Exercise directions -
Give again the lines of the data from its first line through the line with "const int tid". Change nothing.

Raw data -
template <int BM, int BN, int WGM, int WGN, int PF = 1>
__global__ __launch_bounds__(64 * WGM * WGN, 1) void conv_x_kernel(ConvArgs a) {
    constexpr int NW = WGM * WGN, NT = 64 * NW;
    constexpr int WTM = BM / WGM, WTN = BN / WGN;
    constexpr int TM = WTM / 32, TN = WTN / 32;
    constexpr int RPP = NT / 8;
    constexpr int AIT = BM / RPP, BIT = BN / RPP;
    static_assert(TM >= 1 && TN >= 1 && AIT >= 1 && BIT >= 1, "tile");
    static_assert(BM % RPP == 0 && BN % RPP == 0, "staging");
    constexpr int ABYTES = BM * 64, BBYTES = BN * 64;
    constexpr int STAGE = 2 * ABYTES + 2 * BBYTES;
    __shared__ __attribute__((aligned(16))) char lds[2 * STAGE];

    CFD_STAMP(a.stamps, 2, a.seq, 0);
    const int tid = threadIdx.x, lane = tid & 63;
    const int wave = __builtin_amdgcn_readfirstlane(tid >> 6);
    const int wm = wave / WGN, wn = wave % WGN;

    int bx, by, bz;
    xcd_tile(a.xcd, bx, by, bz);
    const int m0 = bx * BM, n0 = by * BN;
    const int HWo = a.Hout * a.Wout;
    const int kq = tid & 7, rsub = tid >> 3;
    __shared__ int pixtab[9 * BM];

    const int srows = __builtin_amdgcn_readfirstlane(a.Hin * a.Win * (a.M / HWo));
    const __amdgpu_buffer_rsrc_t rs1 = __builtin_amdgcn_make_buffer_rsrc((void*)a.src1, 0, srows * a.C1 * 4, 0x00020000);
    const __amdgpu_buffer_rsrc_t rs2 = __builtin_amdgcn_make_buffer_rsrc(
        (void*)(a.src2 ? (const void*)a.src2 : (const void*)a.src1), 0, a.src2 ? srows * a.C2 * 4 : 0, 0x00020000);
    const int ntap = a.ks * a.ks, KM = ntap * a.Ctot;
    const __amdgpu_buffer_rsrc_t rwh = __builtin_amdgcn_make_buffer_rsrc((void*)a.wbf, 0, a.Cout * KM * 2, 0x00020000);
    const __amdgpu_buffer_rsrc_t rwl = __builtin_amdgcn_make_buffer_rsrc((void*)a.wlo, 0, a.Cout * KM * 2, 0x00020000);
    {
        const float rhw = 1.0f / (float)HWo, rw = 1.0f / (float)a.Wout;
        for (int e = tid; e < ntap * BM; e += NT) {
            const int tap = e / BM, r = e - tap * BM;
            const int ty = tap_row(tap, a.ks), tx = tap - ty * a.ks;
            const int m = m0 + r;
            int pix = -1;
            if (m < a.M) {
                const int b = fdiv24(m, HWo, rhw), rem = m - b * HWo;
                const int oy = fdiv24(rem, a.Wout, rw), ox = rem - oy * a.Wout;
                int iy, ix;
                bool ok;
                if (a.up) {
                    iy = oy - a.pad + ty;
                    ix = ox - a.pad + tx;
                    ok = iy >= 0 && iy < 2 * a.Hin && ix >= 0 && ix < 2 * a.Win;
                    iy >>= 1;
                    ix >>= 1;
                } else {
                    iy = oy * a.stride - a.pad + ty;
                    ix = ox * a.stride - a.pad + tx;
                    ok = iy >= 0 && iy < a.Hin && ix >= 0 && ix < a.Win;
                }
                if (ok) pix = (b * a.Hin + iy) * a.Win + ix;
            }
            CFD_DASSERT(pix < srows);
            pixtab[e] = pix;
        }
    }

    int a_row[AIT];
#pragma unroll
    for (int it = 0; it < AIT; ++it) a_row[it] = rsub + it * RPP;
    int b_row[BIT];
    unsigned b_voff[BIT];
#pragma unroll
    for (int it = 0; it < BIT; ++it) {
        b_row[it] = rsub + it * RPP;
        const int n = n0 + b_row[it];
        b_voff[it] = n < a.Cout ? (unsigned)((n * KM + 4 * kq) * 2) : 0x80000000u;
    }

    const int nkt = a.K / 32;
    const int per = (nkt + gridDim.z - 1) / gridDim.z;
    const int kt0 = bz * per;
    const int kt1 = min(nkt, kt0 + per);
    int cbg, tpg;
    {
        const int kb = kt0 * 32;
        const int tp = kb / a.Ctot;
        tpg = __builtin_amdgcn_readfirstlane(tp);
        cbg = __builtin_amdgcn_readfirstlane(kb - tp * a.Ctot);
    }
    __syncthreads();

    f4 ra[PF][AIT];
    uint2 rbh[PF][BIT], rbl[PF][BIT];
    auto load_tile = [&](int kt, int set) __attribute__((always_inline)) {
#pragma unroll
        for (int it = 0; it < AIT; ++it) {
            const bool second = cbg >= a.C1;
            const unsigned csrc4 = 4u * (second ? a.C2 : a.C1);
            const unsigned cofs4 = 4u * ((second ? cbg - a.C1 : cbg) + 4 * kq);
            const int pix = kt < kt1 ? pixtab[tpg * BM + a_row[it]] : -1;
            const unsigned off = pix >= 0 ? __umul24((unsigned)pix, csrc4) + cofs4 : 0x80000000u;
            ra[set][it] = __builtin_bit_cast(f4, __builtin_amdgcn_raw_buffer_load_b128(second ? rs2 : rs1, off, 0, 0));
        }
#pragma unroll
        for (int it = 0; it < BIT; ++it) {
            const unsigned voff = kt < kt1 ? b_voff[it] : 0x80000000u;
            const int soff = (tpg * a.Ctot + cbg) * 2;
            rbh[set][it] = __builtin_bit_cast(uint2, __builtin_amdgcn_raw_buffer_load_b64(rwh, voff, soff, 0));
            rbl[set][it] = __builtin_bit_cast(uint2, __builtin_amdgcn_raw_buffer_load_b64(rwl, voff, soff, 0));
        }
        cbg += 32;
        while (cbg >= a.Ctot && tpg < ntap) {
            cbg -= a.Ctot;
            ++tpg;
        }
    };
    auto store_tile = [&](int buf, int set) __attribute__((always_inline)) {
        char* base = lds + buf * STAGE;
#pragma unroll
        for (int it = 0; it < AIT; ++it) {
            const int off = xswz(a_row[it], kq >> 1) + (kq & 1) * 8;
            uint2 hv, lv;
            split4_mix_x(ra[set][it], hv, lv);
            *(uint2*)(base + off) = hv;
            *(uint2*)(base + ABYTES + off) = lv;
        }
#pragma unroll
        for (int it = 0; it < BIT; ++it) {
            const int off = xswz(b_row[it], kq >> 1) + (kq & 1) * 8;
            *(uint2*)(base + 2 * ABYTES + off) = rbh[set][it];
            *(uint2*)(base + 2 * ABYTES + BBYTES + off) = rbl[set][it];
        }
    };

    f16v acc[TM][TN];
#pragma unroll
    for (int i = 0; i < TM; ++i)
#pragma unroll
        for (int j = 0; j < TN; ++j)
#pragma unroll
            for (int e = 0; e < 16; ++e) acc[i][j][e] = 0.f;

    const int l32 = lane & 31, hsel = lane >> 5;
    const int arow0 = wm * WTM + l32, brow0 = wn * WTN + l32;
    auto kstep = [&](int kt, int cur, int lset, int sset) __attribute__((always_inline)) {
            const bool more = kt + 1 < kt1;
            if (kt + PF < kt1) load_tile(kt + PF, lset);
            const char* base = lds + cur * STAGE;
#pragma unroll
            for (int s = 0; s < 2; ++s) {
                const int ch = 2 * s + hsel;
                h8v fah[TM], fal[TM], fbh[TN], fbl[TN];
#pragma unroll
                for (int i = 0; i < TM; ++i) {
                    const int off = xswz(arow0 + 32 * i, ch);
                    fah[i] = *(const h8v*)(base + off);
                    fal[i] = *(const h8v*)(base + ABYTES + off);
                }
#pragma unroll
                for (int j = 0; j < TN; ++j) {
                    const int off = xswz(brow0 + 32 * j, ch);
                    fbh[j] = *(const h8v*)(base + 2 * ABYTES + off);
                    fbl[j] = *(const h8v*)(base + 2 * ABYTES + BBYTES + off);
                }
#pragma unroll
                for (int i = 0; i < TM; ++i)
#pragma unroll
                    for (int j = 0; j < TN; ++j) {
                        acc[i][j] = __builtin_amdgcn_mfma_f32_32x32x16_f16(fal[i], fbh[j], acc[i][j], 0, 0, 0);
                        acc[i][j] = __builtin_amdgcn_mfma_f32_32x32x16_f16(fah[i], fbl[j], acc[i][j], 0, 0, 0);
                        acc[i][j] = __builtin_amdgcn_mfma_f32_32x32x16_f16(fah[i], fbh[j], acc[i][j], 0, 0, 0);
                    }
            }
            if (more) store_tile(cur ^ 1, sset);
            __syncthreads();
    };
    if (kt0 < kt1) {
        load_tile(kt0, 0);
        if constexpr (PF == 2) {
            if (kt0 + 1 < kt1) load_tile(kt0 + 1, 1);
        }
        store_tile(0, 0);
        __syncthreads();
        CFD_STAMP(a.stamps, 2, a.seq, 2);
        if constexpr (PF == 1) {
            int cur = 0;
            for (int kt = kt0; kt < kt1; ++kt) {
                kstep(kt, cur, 0, 0);
                cur ^= 1;
            }
        } else {
            for (int kt = kt0; kt < kt1; kt += 2) {
                kstep(kt, 0, 0, 1);
                if (kt + 1 < kt1) kstep(kt + 1, 1, 1, 0);
            }
        }
    }

    CFD_STAMP(a.stamps, 2, a.seq, 3);
#pragma unroll
    for (int i = 0; i < TM; ++i)
#pragma unroll
        for (int j = 0; j < TN; ++j) acc[i][j] *= a.acc_scale;
    const int n_base = n0 + wn * WTN + l32;
    const int m_base = m0 + wm * WTM + 4 * hsel;
    if (gridDim.z > 1) {
        float* part = a.part + (int64_t)bz * a.M * a.Cout;
#pragma unroll
        for (int i = 0; i < TM; ++i)
#pragma unroll
            for (int e = 0; e < 16; ++e) {
                const int m = m_base + 32 * i + 8 * (e >> 2) + (e & 3);
                if (m >= a.M) continue;
#pragma unroll
                for (int j = 0; j < TN; ++j) {
                    const int n = n_base + 32 * j;
                    if (n < a.Cout) part[(int64_t)m * a.Cout + n] = acc[i][j][e];
                }
            }
#ifdef CFD_STAMPS
        __builtin_amdgcn_s_waitcnt(0);
#endif
        CFD_STAMP(a.stamps, 2, a.seq, 4);
        return;
    }
#pragma unroll
    for (int i = 0; i < TM; ++i)
#pragma unroll
        for (int e = 0; e < 16; ++e) {
            const int m = m_base + 32 * i + 8 * (e >> 2) + (e & 3);
            if (m >= a.M) continue;
            const int bb = m / HWo;
#pragma unroll
            for (int j = 0; j < TN; ++j) {
                const int n = n_base + 32 * j;
                if (n >= a.Cout) continue;
                float v = a.bias ? acc[i][j][e] + a.bias[n] : acc[i][j][e];
                if (a.emb) v = v + a.emb[(int64_t)bb * a.emb_stride + n];
                if (a.res) v = a.res[(int64_t)m * a.Cout + n] + v;
                a.out[(int64_t)m * a.Cout + n] = v;
            }
        }
}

Response -
template <int BM, int BN, int WGM, int WGN, int PF = 1>
__global__ __launch_bounds__(64 * WGM * WGN, 1) void conv_x_kernel(ConvArgs a) {
    constexpr int NW = WGM * WGN, NT = 64 * NW;
    constexpr int WTM = BM / WGM, WTN = BN / WGN;
    constexpr int TM = WTM / 32, TN = WTN / 32;
    constexpr int RPP = NT / 8;
    constexpr int AIT = BM / RPP, BIT = BN / RPP;
    static_assert(TM >= 1 && TN >= 1 && AIT >= 1 && BIT >= 1, "tile");
    static_assert(BM % RPP == 0 && BN % RPP == 0, "staging");
    constexpr int ABYTES = BM * 64, BBYTES = BN * 64;
    constexpr int STAGE = 2 * ABYTES + 2 * BBYTES;
    __shared__ __attribute__((aligned(16))) char lds[2 * STAGE];

    CFD_STAMP(a.stamps, 2, a.seq, 0);
    const int tid = threadIdx.x, lane = tid & 63;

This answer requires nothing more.